Why Christianity Needs Good Artists

Guest post by Christian Robert Shockley:

At the beginning of the book of Ezra, the King of Persia, Cyrus, decrees that the Jews should return to Jerusalem and build a house for God. Certain families are chosen to make the long journey back to Judah and rebuild a city in ruins. Cyrus decrees that these returning Jews should be assisted with whatever they need—silver and gold, with goods and with beasts, with freewill offerings meant for God.

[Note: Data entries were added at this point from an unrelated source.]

extern "C" int lynse_hip_flat_reserve(lynse_hip_flat* h, uint64_t rows) {
    if (!h) return set_error(LYNSE_ERR_INVALID_ARGUMENT, "handle is NULL");
    LY_WRITER(h, lk);
    LY_TRY(use_device(h));
    if (rows > 0xfffffff0ull) return set_error(LYNSE_ERR_INVALID_ARGUMENT, "row count exceeds the u32 id capacity of one shard");
    if (h->packed_only) return grow_packed(h, rows);
    if (rows > h->capacity && is_f16(h)) return realloc_rows_h(h, rows);
    if (rows > h->capacity) {
        float* nr = nullptr;
        LY_HIP(hipMalloc(&nr, (size_t)rows * h->ld * sizeof(float)));
        if (h->rows && h->n)
            LY_HIP(hipMemcpyAsync(nr, h->rows, (size_t)h->n * h->ld * sizeof(float), hipMemcpyDeviceToDevice, cur(h).stream));
        LY_HIP(hipStreamSynchronize(cur(h).stream));
        if (h->rows) (void)hipFree(h->rows);
        h->rows = nr;
        h->capacity = rows;
    }
    return LYNSE_OK;
}

static int copy_rows_kernel(lynse_hip_flat* h, float* dst, uint32_t dp, const float* src, uint32_t sp, uint32_t width,
                            uint64_t n, int zero_pad) {
    const uint64_t total = n * (zero_pad ? dp : width);
    const uint32_t blocks = (uint32_t)std::min<uint64_t>((total + 255) / 256, (uint64_t)h->num_cu * 32);
    hipLaunchKernelGGL(k_copy_rows, dim3(std::max<uint32_t>(blocks, 1)), dim3(256), 0, cur(h).stream, dst, dp, src, sp, width, n, zero_pad);
    LY_HIP(hipGetLastError());
    return LYNSE_OK;
}

static int decode_rows_kernel(lynse_hip_flat* h, float* dst, uint32_t dp, uint64_t first, uint64_t n) {
    const uint64_t total = n * h->dim;
    hipLaunchKernelGGL(k_f16_to_f32_rows, dim3((uint32_t)std::max<uint64_t>(1, std::min<uint64_t>((total + 255) / 256, (uint64_t)h->num_cu * 32))), dim3(256), 0,
// ... 984 lines not shown
    h->n16 = h->n;
    h->sv16 = h->sv;
    return LYNSE_OK;
}

static int launch_scan_binary(const BinArgs& a, int metric, uint32_t grid, size_t lds, hipStream_t st) {
    constexpr size_t LDS_MAX = 160 * 1024 - 64;
    switch (metric) {
    case M_HAMMING: LY_TRY(ensure_lds<k_scan_binary<0>>(LDS_MAX)); hipLaunchKernelGGL(k_scan_binary<0>, dim3(grid), dim3(256), lds, st, a); break;
    case M_DICE: LY_TRY(ensure_lds<k_scan_binary<2>>(LDS_MAX)); hipLaunchKernelGGL(k_scan_binary<2>, dim3(grid), dim3(256), lds, st, a); break;
    default: LY_TRY(ensure_lds<k_scan_binary<1>>(LDS_MAX)); hipLaunchKernelGGL(k_scan_binary<1>, dim3(grid), dim3(256), lds, st, a); break;
    }
    LY_HIP(hipGetLastError());
    return LYNSE_OK;
}

static int launch_scan_binary_wide(const BinArgs& a, int metric, uint32_t grid, hipStream_t st) {
    switch (metric) {
    case M_HAMMING: hipLaunchKernelGGL(k_scan_binary_wide<0>, dim3(grid), dim3(256), 0, st, a); break;
    case M_DICE: hipLaunchKernelGGL(k_scan_binary_wide<2>, dim3(grid), dim3(256), 0, st, a); break;
    default: hipLaunchKernelGGL(k_scan_binary_wide<1>, dim3(grid), dim3(256), 0, st, a); break;
    }
    LY_HIP(hipGetLastError());
    return LYNSE_OK;
}

template <int KIND>
static int launch_scan_binary_rows_k(const BinArgs& a, uint32_t grid, hipStream_t st) {
    auto lds = [](int wcap) { return (size_t)4 * 64 * bin_rows_stride(wcap); };
    if (a.W & 1u) {
        if (a.W <= 1) return launch_lds<k_scan_binary_rows<KIND, 1, true>>(grid, 256, lds(1), st, a);
        if (a.W <= 4) return launch_lds<k_scan_binary_rows<KIND, 4, true>>(grid, 256, lds(4), st, a);
        if (a.W <= 8) return launch_lds<k_scan_binary_rows<KIND, 8, true>>(grid, 256, lds(8), st, a);
        if (a.W <= 16) return launch_lds<k_scan_binary_rows<KIND, 16, true>>(grid, 256, lds(16), st, a);
        if (a.W <= 32) return launch_lds<k_scan_binary_rows<KIND, 32, true>>(grid, 256, lds(32), st, a);
        return launch_lds<k_scan_binary_rows<KIND, 64, true>>(grid, 256, lds(64), st, a);
    }
    if (a.W <= 2) return launch_lds<k_scan_binary_rows<KIND, 2, false>>(grid, 256, lds(2), st, a);
    if (a.W <= 4) return launch_lds<k_scan_binary_rows<KIND, 4, false>>(grid, 256, lds(4), st, a);
    if (a.W <= 8) return launch_lds<k_scan_binary_rows<KIND, 8, false>>(grid, 256, lds(8), st, a);
    if (a.W <= 16) return launch_lds<k_scan_binary_rows<KIND, 16, false>>(grid, 256, lds(16), st, a);
    if (a.W <= 32) return launch_lds<k_scan_binary_rows<KIND, 32, false>>(grid, 256, lds(32), st, a);
    return launch_lds<k_scan_binary_rows<KIND, 64, false>>(grid, 256, lds(64), st, a);
}
static int launch_scan_binary_rows(const BinArgs& a, int metric, uint32_t grid, hipStream_t st) {
    switch (metric) {
    case M_HAMMING: return launch_scan_binary_rows_k<0>(a, grid, st);
    case M_DICE: return launch_scan_binary_rows_k<2>(a, grid, st);
    default: return launch_scan_binary_rows_k<1>(a, grid, st);
    }
}
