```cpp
// ... 28 lines not shown
    kDbgKnnExact = 0,
    kDbgMatchExact,
    kDbgMatchForceFallback,
    kDbgRansacFused,
    kDbgRansacNoLane,
    kDbgRansacF64Score,
    kDbgRansacResidentF64,
    kDbgAlignTimes,
    kDbgAlignShape,
    kDbgSegDebug,
    kDbgSegBatched,
    kDbgSegWaveFinalize,
    kDbgMatchStats,
    kDbgFinalBatchMB,
    kDbgKnnNoCull,
    kDbgKnnStats,
    kDbgRansacPass2,
    kDbgRansacStats,
    kDbgRangeSortCap,
    kDbgClusterNoSkip,
    kDbgClusterStats,
    kDbgKnnTailCap,
    kDbgScoreBatchSlots,
    kDbgCount
};
int debug_flag(DebugKey k);
unsigned long long* match_stats_dev();
unsigned long long* knn_stats_dev();
unsigned long long* ransac_stats_dev();
unsigned long long* cluster_stats_dev();
#ifdef PCREG_EXPERIMENTS
static inline int pcreg_env_int(const char* name, int dflt) { const char* e = getenv(name); return e ? atoi(e) : dflt; }
static inline const char* pcreg_env_str(const char* name) { return getenv(name); }
#define PCREG_EXP_ENV(name, dflt) pcreg_env_int(name, dflt)
#define PCREG_EXP_STR(name) pcreg_env_str(name)
#else
#define PCREG_EXP_ENV(name, dflt) (dflt)
#define PCREG_EXP_STR(name) ((const char*)nullptr)
#endif

static inline size_t align_up(size_t x, size_t a) { return (x + a - 1) / a * a; }

struct WsWalk {
    char* base; size_t off = 0;
    explicit WsWalk(void* b) : base((char*)b) {}
    void* take_bytes(size_t bytes) { void* p = base ? base + off : nullptr; off += bytes; return p; }
// ... 169 lines not shown
```

pcreg_amd/csrc/ransac.hip:

```cpp
#include "common.hpp"
#include "moments.hpp"
#include <cfloat>
#include <cstddef>
#include <cstdio>
#include <cstdlib>

namespace pcreg {
namespace {

constexpr int kBlock = 256;
constexpr int kWavesPerBlock = 4;
constexpr int HB = 4;

struct RansacArgs {
    const double* p1; const double* p2; int ld;
    const int32_t* offsets;
    const int32_t* n_dev;
    int n_cap; int iters; int m;
    double thDist; double ratio; int refine; unsigned long long seed;
    const int32_t* sample_idx;
    int hpw;
    int hyp0g;
    double* TF;
    int32_t* cnt1; int32_t* cnt2; unsigned char* has;
// ... 892 lines not shown
    double* T1; unsigned char* v1; unsigned char* pass1; unsigned char* v2;
    unsigned char* cert;
    double* certq;
    double* bounds;
    void* sel_ctr;
    double* bpart;
    int n_rec_blocks;
    double* mom;
    int32_t* part;
    int pb;
    unsigned long long* masks;
    int nslots_cap;
    double* rec;
    double* mpart;
    uint4* dig;
    int32_t* pass_list;
    int32_t* n_pass;
    unsigned char* dense;
    int use_lane;
    float* c32;
    int n32;
    float* T32a; float* T32b;
    int use_f32;
    float* p32;
    int32_t* perm;
    unsigned char* bkt;
    void* bctr;
};

__device__ __forceinline__ int staged_n(const RansacArgs& a) { return min(a.n_dev ? *a.n_dev : a.n_cap, a.n_cap); }
__device__ __forceinline__ void staged_origin(const StagedArgs& sa, double (&o)[6]) {
#pragma unroll
    for (int c = 0; c < 6; ++c) o[c] = sa.bounds[4 + c];
}

__device__ __forceinline__ void rs_records_body(const StagedArgs& sa, int block) {
    const RansacArgs& a = sa.a;
    const int n = staged_n(a);
    const int i = block * 256 + threadIdx.x;
    double m1 = 0.0, m2 = 0.0, c1m = 0.0, c2m = 0.0;
    double o[6] = {0.0, 0.0, 0.0, 0.0, 0.0, 0.0}, g2[2] = {0.0, 0.0};
    if (n >= 1) {
        const Pts<false> P0{a.p1, a.p2, a.ld, nullptr, n};
        ransac_origin(P0, n, o, g2);
        g2[0] *= kGridReach * kGridReach; g2[1] *= kGridReach * kGridReach;
        if (block == 0 && threadIdx.x < 8) {
// ... 227 lines not shown
            for (int s = 0; s < kSS; ++s) {
                const unsigned long long b = __ballot((sqdist(q[s], T) < th) & act[s]);
                cnt += __popcll(b);
                if (EMIT) {
                    asm volatile("v_writelane_b32 %0, %1, %2" : "+v"(mine_lo) : "s"((int)(unsigned)b), "n"(s));
                    asm volatile("v_writelane_b32 %0, %1, %2" : "+v"(mine_hi) : "s"((int)(unsigned)(b >> 32)), "n"(s));
                }
            }
            if (lane == 0) s_cnt[wave][h - h0] += cnt;
            if (EMIT && lane < kSS)
                sa.masks[(size_t)h * sa.nslots_cap + (size_t)pb * (kSPts / 64) + wave * kSS + lane] =
                    ((unsigned long long)(unsigned)mine_hi << 32) | (unsigned)mine_lo;
        }
    }
    __syncthreads();
    for (int hl = threadIdx.x; hl < h1 - h0; hl += kSW * 64) {
        int c = 0;
#pragma unroll
        for (int w = 0; w < kSW; ++w) c += s_cnt[w][hl];
        sa.part[(size_t)blockIdx.x * a.iters + h0 + hl] = c;
    }
}
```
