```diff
@@ -1374,10 +1468,10 @@
                             at::Tensor y, at::Tensor pvec, int64_t W,
                             int64_t m, int64_t col_lo, int64_t row0,
                             int64_t wsize, int64_t rbase, int64_t rhi,
-                            int64_t adj) {
+                            int64_t adj, OptTensor flags, int64_t nt) {
   return sum_or_zero(dia_spmv_impl<false>(planes, mask, offs, hlo, own, hhi, y,
                                           &pvec, W, m, col_lo, row0, wsize,
-                                          rbase, rhi, adj),
+                                          rbase, rhi, adj, flags, nt),
                      planes);
 }
 
@@ -1385,9 +1479,10 @@
                       at::Tensor hlo, at::Tensor own, at::Tensor hhi,
                       at::Tensor b, at::Tensor y, int64_t W, int64_t m,
                       int64_t col_lo, int64_t row0, int64_t wsize,
-                      int64_t rbase, int64_t rhi, int64_t adj) {
+                      int64_t rbase, int64_t rhi, int64_t adj,
+                      OptTensor flags) {
   dia_spmv_impl<true>(planes, mask, offs, hlo, own, hhi, y, &b, W, m, col_lo,
-                      row0, wsize, rbase, rhi, adj);
+                      row0, wsize, rbase, rhi, adj, flags, 0);
 }
 
 void dia_jacobi_hip(at::Tensor planes, OptTensor mask, at::Tensor offs,
@@ -1395,13 +1490,13 @@
                     at::Tensor xloc, at::Tensor b, at::Tensor dinv,
                     at::Tensor xout, int64_t W, int64_t m, int64_t col_lo,
                     int64_t row0, int64_t wsize, double omega, int64_t rbase,
-                    int64_t rhi, int64_t adj) {
+                    int64_t rhi, int64_t adj, OptTensor flags) {
   const RowPairLaunch L(dia_mp(planes, mask, W), hlo, own, hhi, wsize, rbase,
                         rhi);
   if (L.empty()) return;
   DISPATCH_VALUES(planes.scalar_type(), "dia_jacobi", [&] {
     using T = scalar_t;
-    dispatch_dia_planes<T>(planes, mask, W, [&](auto pl) {
+    dispatch_dia_planes<T>(planes, mask, flags, L.rhi, W, [&](auto pl) {
       dispatch_bool(L.single, [&](auto single) {
         using PL = decltype(pl);
         if constexpr (DiaConstOf<PL>::value) {
@@ -1435,7 +1530,8 @@
                               at::Tensor p_hhi, at::Tensor pnew, at::Tensor q,
                               at::Tensor beta_num, at::Tensor beta_den,
                               int64_t W, int64_t m, int64_t col_lo,
-                              int64_t row0, int64_t wsize, int64_t adj) {
+                              int64_t row0, int64_t wsize, int64_t adj,
+                              OptTensor flags) {
   TORCH_CHECK(pnew.data_ptr() != p_own.data_ptr(),
               "dia_spmv_bpdot: pnew must not alias p_own (double-buffer)");
   const RowPairLaunch L(dia_mp(planes, mask, W), r_hlo, r_own, r_hhi, wsize);
@@ -1444,7 +1540,7 @@
   partial = at::empty({L.nblocks}, planes.options());
   DISPATCH_VALUES(planes.scalar_type(), "dia_spmv_bpdot", [&] {
     using T = scalar_t;
-    dispatch_dia_planes<T>(planes, mask, W, [&](auto pl) {
+    dispatch_dia_planes<T>(planes, mask, flags, L.mp, W, [&](auto pl) {
       dispatch_bool(L.single, [&](auto single) {
         using PL = decltype(pl);
         auto go = [&](auto launch, auto kern) {
```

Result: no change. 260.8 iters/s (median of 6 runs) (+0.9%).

So these Jewish men and women set out on a journey, their heads filled with questions. Why were they in captivity so long? Why are they just now able to return to their city? Why did pagan people keep so many generations from their rightful home? Many of these questions are met with painful answers of remembered disobedience. But nonetheless, they make this journey to rebuild this city as a monument to their God—they move to make a culture, new and made from the heart of their faith.

The work of the Christian artist is similar. We live in a post-Eden world filled with pain and discord as evident as the sky above. Our questions about suffering often return unanswered or with remembered failures. And what we do in the midst of this suffering, in the midst of these questions, is the most telling thing about us.

We have not experienced complete restoration, but we know what it tastes like. We’ve been told what it looks like. And we’ve been told that restoration is coming. Instead of wallowing in the ruin, we rebuild, not with the expectation that we can bring total restoration in our own power, but with anticipation that restoration is on its way.

We need artists with strong, Christian convictions to remind us that discord is abnormal in God’s world. Art made by Christians can’t be all puppies and rainbows, because we don’t live in a puppies and rainbows kind of world. That’s why good art doesn’t ignore the darker shades of the world, but doesn’t leave those darker shades as a final answer, either.

Shards of His beauty are scattered throughout the earth, wedging themselves in sunsets and mountaintops, in a baby’s laugh or a Bach symphony. These shards of beauty point us back to the only true answer to the question “from where will peace come?” Christian artists pick up these pieces, like the pieces of rubble in a desolated Jerusalem, and they build. With clay and words and paint they remind us that Jesus will bring Shalom.